# Looking for a Pigeon or Dove in NY!



## Amaikai (Jul 10, 2015)

Hello!
I am looking for any pigeons or doves. If they have a problem such as blindness, inability to fly or walk, it is fine as long as I am aware 
I would prefer a young bird, or one that has been kept since birth.
The bird will be kept in a large space and I will give it a lot of attention and love! It will be taken out of its cage constantly, since I would prefer not to keep it caged up all day.
I have done lots and lots of research on pigeons, and I can assure you that it will go to a very loving family!
However, I live in Queens (Forest Hills) and I am not able to travel extremely far to pick them up...
If you have any pigeons I can adopt, please message me or TEXT me only at (718)-877-3678!
Thanks


----------



## copper (Aug 25, 2010)

Hi, I have a tame pigeon that I would like to find a home for.
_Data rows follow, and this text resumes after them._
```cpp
void debug_single_pass(Context* c, int which, const double* x, double* out) {
    if (which == 1) {
        EpiScale e1{{}, c->W, out};
        launch_spmv(c->Acols, x, e1, nullptr, nullptr, c->stream);
    } else {
        EpiNormalRows e2{{}, c->W + c->n, out, out};
        launch_spmv(c->Arows, x, e2, nullptr, nullptr, c->stream);
    }
}

}
```

ipx_amd/csrc/spmv_kernels.hpp:

```cpp
#pragma once

#include <type_traits>

#include "device_utils.hpp"
#include "internal.hpp"

namespace ipxk {

constexpr int kLdsDoubles = kChunkNnz + kChunkNnz / 32;

__device__ __forceinline__ int lds_slot(int q) { return q + (q >> 5); }

template <class Epi, class = void>
struct EpiRow {
    struct In {};
    static __device__ __forceinline__ In load(const Epi&, long long) { return In{}; }
    static __device__ __forceinline__ double init(const Epi& e, long long r, const In&) { return e.init((int)r); }
    static __device__ __forceinline__ void finish(const Epi& e, long long r, const In&, double acc, double& dot) { e.finish((int)r, acc, dot); }
};
template <class Epi>
struct EpiRow<Epi, std::void_t<typename Epi::In>> {
    using In = typename Epi::In;
    static __device__ __forceinline__ In load(const Epi& e, long long r) { return e.load(r); }
    static __device__ __forceinline__ double init(const Epi& e, long long, const In& in) { return e.init(in); }
// ... 911 lines not shown
    }
    const size_t lds = (size_t)W.RB * sizeof(double);
    const int ntiles = W.nrb * W.nslices, G = acc_persist_grid(W.nslices);
    const dim3 pgrid(std::min(G, ntiles));
    if (G > 0 && W.wide)
        hipLaunchKernelGGL((spmv_acc_persist_kernel<Prod, true>), pgrid, dim3(kAccThreads), lds, s, W, W.tile_step, W.steps, W.wide_start,
                           reinterpret_cast<const acc_u32x4*>(W.wide), x, done);
    else if (G > 0)
        hipLaunchKernelGGL((spmv_acc_persist_kernel<Prod, false>), pgrid, dim3(kAccThreads), lds, s, W, W.tile_step, W.steps,
                           (const unsigned*)nullptr, (const acc_u32x4*)nullptr, x, done);
    else hipLaunchKernelGGL((spmv_acc_tile_kernel<Prod>), dim3(ntiles), dim3(kAccThreads), lds, s, W, x, done);
}

template <class Epi, bool MASKED = false, bool COMPACT = false>
inline void launch_spmv_sliced(const GatherMatrix& M, const double* x, const Epi& epi, double* dot_partials,
                               const int* done, hipStream_t s) {
    static_assert(!(MASKED && COMPACT), "the compacted copy needs no mask");
    const SlicedView V = M.sliced_view(COMPACT ? 2 : MASKED ? 1 : 0);
    const size_t lds = (size_t)(M.sliced.max_tile + M.sliced.max_tile / 32 + 1) * sizeof(double);
    const dim3 grid(V.nrb * V.nslices), block(kBlock);
    if (V.nslices == 1) {
        const dim3 fgrid(M.fused_grid());
        if (V.R == kBlock * 4) hipLaunchKernelGGL((spmv_sliced_tile_kernel<Epi, 4, true, MASKED>), fgrid, block, lds, s, V, x, epi, dot_partials, done);
        else if (V.R == kBlock * 2) hipLaunchKernelGGL((spmv_sliced_tile_kernel<Epi, 2, true, MASKED>), fgrid, block, lds, s, V, x, epi, dot_partials, done);
        else hipLaunchKernelGGL((spmv_sliced_tile_kernel<Epi, 1, true, MASKED>), fgrid, block, lds, s, V, x, epi, dot_partials, done);
    } else {
        if (V.R == kBlock * 4) hipLaunchKernelGGL((spmv_sliced_tile_kernel<Epi, 4, false, MASKED>), grid, block, lds, s, V, x, epi, dot_partials, done);
        else if (V.R == kBlock * 2) hipLaunchKernelGGL((spmv_sliced_tile_kernel<Epi, 2, false, MASKED>), grid, block, lds, s, V, x, epi, dot_partials, done);
        else hipLaunchKernelGGL((spmv_sliced_tile_kernel<Epi, 1, false, MASKED>), grid, block, lds, s, V, x, epi, dot_partials, done);
        launch_combine(V, epi, dot_partials, done, s);
    }
}

template <class Epi, bool MASKED = false>
inline int launch_spmv(const GatherMatrix& M, const double* x, const Epi& epi, double* dot_partials,
                       const int* done, hipStream_t s) {
    switch (MASKED ? M.tile_base() : M.layout) {
        case SpmvLayout::accfused: {
            const AccView W = M.acc_fused_view();
            static bool lds_attr_set = false;
            if (!lds_attr_set) {
                IPXK_HIP(hipFuncSetAttribute(reinterpret_cast<const void*>(spmv_acc_fused_kernel<Epi>), hipFuncAttributeMaxDynamicSharedMemorySize,
                                             (int)(kAccMaxRows * sizeof(double))));
                lds_attr_set = true;
            }
            hipLaunchKernelGGL((spmv_acc_fused_kernel<Epi>), dim3(W.nrb), dim3(kAccThreads), (size_t)W.RB * sizeof(double), s, W, x, epi, dot_partials, done);
// ... 56 lines not shown
```

ipx_amd/kkt.py:

```python
import ctypes as C
import os
import subprocess

import numpy as np

HERE = os.path.dirname(os.path.abspath(__file__))
LIB_PATH = os.path.join(HERE, "lib", "libipx_kkt_hip.so")

i64, f64 = np.int64, np.float64
c_i64, c_f64 = C.c_int64, C.c_double
P_i64, P_f64 = C.POINTER(C.c_int64), C.POINTER(C.c_double)
INTERRUPT_FN = C.CFUNCTYPE(c_i64, C.c_void_p)

POINTER_HOST, POINTER_DEVICE = 0, 1
NONBASIC_FIXED, NONBASIC, BASIC, BASIC_FREE = -2, -1, 0, 1

EXPORTS = [
    "ipxk_last_error", "ipxk_device_count", "ipxk_create", "ipxk_destroy", "ipxk_set_pointer_mode",
    "ipxk_set_stream", "ipxk_synchronize", "ipxk_set_profiling", "ipxk_set_interrupt", "ipxk_reset_solver_state", "ipxk_get_reorder_info", "ipxk_get_reordering", "ipxk_num_dense_cols", "ipxk_get_rowwise",
    "ipxk_normal_prepare", "ipxk_normal_apply", "ipxk_diag_factorize", "ipxk_diag_apply",
    "ipxk_diag_get", "ipxk_pcr_solve", "ipxk_cr_diagnostics", "ipxk_kkt_diag_factorize", "ipxk_kkt_diag_solve",
    "ipxk_kkt_diag_get", "ipxk_split_prepare", "ipxk_split_rescale", "ipxk_split_apply", "ipxk_forward_solve",
    "ipxk_backward_solve", "ipxk_solve_dense", "ipxk_split_levels", "ipxk_cr_solve",
    "ipxk_kkt_basis_solve", "ipxk_newton_solve", "ipxk_iterate_set", "ipxk_iterate_get", "ipxk_iterate_update",
# ... 282 lines not shown
        a, b, w = C.c_int64(0), C.c_int64(0), C.c_double(0.0)
        self._check(self.lib.ipxk_split_inverse_stats(self.h, C.byref(a), C.byref(b), C.byref(w)))
        return a.value, b.value, w.value

    def split_inverse_refined(self):
        return int(self.lib.ipxk_split_inverse_refined(self.h))

    def layout_info(self, which):
        info = (C.c_int64 * 48)()
        ms = (C.c_double * 4)()
        self._check(self.lib.ipxk_layout_info(self.h, which, info, ms))
        keys = ("use_sliced", None, "use_sorted_fused", "nlong", "sliced_built", "R", "nslices", "nrb", "nrows_pad",
                "max_tile", "dominant_bits", "sorted_built", None, None, "so_nrb", "so_RB", "so_nrows_pad",
                "so_max_sub", None, None, "nnz", "P", "G", "RTQ", "use_acc", "acc_built", "acc_nslices", "acc_nrb",
                "acc_RB", "acc_nrows_pad", "acc_slice_elems", "acc_nbatches", "acc_deferred", "use_acc_fused", "accf_built", "accf_nrb", "accf_RB",
                "accf_nbatches", "use_plain", "acc_nsteps", "acc_wide_units")
        d = {k: int(v) for k, v in zip(keys, info) if k is not None}
        d["dominant_fraction"] = float(np.array([d.pop("dominant_bits")], dtype=np.int64).view(np.float64)[0])
        return d, [float(v) for v in ms]

    def layout_array(self, which, array):
        dt = (np.uint32, np.uint8, np.int32, np.float64, np.uint32, np.uint8, np.uint32, np.float64, np.int32, np.int32, np.float64,
              np.uint32, np.uint32, np.uint32, np.float64, np.uint32, np.uint32, np.uint32, np.float64, np.int32, np.int32,
              np.uint32, np.uint32, np.uint32, np.uint32)[array]
        nb = C.c_int64(0)
        self._check(self.lib.ipxk_layout_array(self.h, which, array, None, 0, C.byref(nb)))
        out = np.zeros(nb.value // np.dtype(dt).itemsize, dtype=dt)
        if nb.value:
            self._check(self.lib.ipxk_layout_array(self.h, which, array, out.ctypes.data_as(C.c_void_p), nb.value, C.byref(nb)))
            self._check(self.lib.ipxk_synchronize(self.h))
        return out
# ... 472 lines not shown
```

Before: 63.55 solves/s.

## Fuse SpMV combine, CR direction and control into one grid-barrier tail kernel

Adds a persistent-style cr_tail_kernel for the diagonal-preconditioned CR loop. It folds the sliced SpMV partial sums (the combine step), the cdot reduction, the direction update and the next iteration's control and residual update into a single launch. Cross-workgroup reductions use a hierarchical atomic grid barrier, and the launch is guarded by an occupancy check so that all workgroups are resident. The aim is to remove several kernel launches and round trips through global memory per iteration. The cost is the risk of barrier deadlock, which is handled by a spin limit and an error path, plus added complexity. It is on by default and can be disabled with IPXK_CR_TAIL=0.

Result: faster. 66.16 solves/s (median of 4 runs) (+4.1%).

```diff
diff --git a/ipx_amd/csrc/api.hip b/ipx_amd/csrc/api.hip
--- a/ipx_amd/csrc/api.hip
+++ b/ipx_amd/csrc/api.hip
@@ -1238,6 +1238,7 @@
         info[33] = L == SpmvLayout::accfused; info[34] = M.accf.built; info[35] = M.accf.nrb; info[36] = M.accf.RB; info[37] = M.accf.nbatches;
         info[38] = L == SpmvLayout::plain; info[39] = M.acc.nsteps;
         info[40] = M.acc.wide_units;
+        info[41] = c->tail_launches;
         if (create_ms) for (int i = 0; i < 4; i++) create_ms[i] = c->create_ms[i];
     });
 }
diff --git a/ipx_amd/csrc/context.hpp b/ipx_amd/csrc/context.hpp
--- a/ipx_amd/csrc/context.hpp
+++ b/ipx_amd/csrc/context.hpp
@@ -95,6 +95,10 @@
     DevBuf<double> hist;
     hipEvent_t ev_a = nullptr, ev_b = nullptr;
     std::vector<hipEvent_t> ev_window;
+    DevBuf<unsigned> tail_bar;
+    int tail_resident[4] = {0, 0, 0, 0};
+    int tail_nwg = 0;
+    long long tail_launches = 0;
 
     DevBuf<double> resscale;
     DevBuf<double> k_a, k_b, k_x, k_y;
@@ -192,6 +196,10 @@
 
 void normal_apply_dev(Context* c, const double* W, const double* rhs, double* lhs, int* ndot,
                       const int* done);
+struct EpiNormalRows;
+bool normal_apply_stops(const Context* c);
+void normal_apply_tiles_dev(Context* c, const double* W, const double* rhs, double* lhs, const int* done, SlicedView* V,
+                            EpiNormalRows* epi);
 float time_normal_pair(Context* c, GatherMatrix& Ac, GatherMatrix& Ar);
 void debug_single_pass(Context* c, int which, const double* x, double* out);
 
diff --git a/ipx_amd/csrc/cr.hip b/ipx_amd/csrc/cr.hip
--- a/ipx_amd/csrc/cr.hip
+++ b/ipx_amd/csrc/cr.hip
@@ -61,6 +61,7 @@
         st->mode = mode;
         st->alpha_pending = 0.0;
         st->k_pending = -1;
+        st->tail_error = 0;
     }
 }
 
@@ -299,6 +300,224 @@
     }
 }
 
+constexpr int kTailRows = 4;
+constexpr int kTailVBlocks = 4;
+constexpr int kTailThreads = kTailVBlocks * kBlock;
+constexpr int kTailSpinLimit = 1 << 22;
+constexpr int kTailBarWords = 10 * 32;
+constexpr int kTailParts = kMaxWorkgroups / kBlock;
+
+struct TailBar {
+    unsigned* words;
+    unsigned nwg, ngroups;
+};
+
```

I also live in NY


----------



## MadeOfStories (Jul 14, 2015)

Hey Amaikai!

I volunteer with the Wild Bird Fund in Manhattan, and we usually have several adoptable birds at any given time. We'll make posts on our Facebook (https://www.facebook.com/wildbirdfund?fref=ts) and instagram, or you can call to inquire and stop by to meet a few birds. We have fancies and homers looking for homes!


----------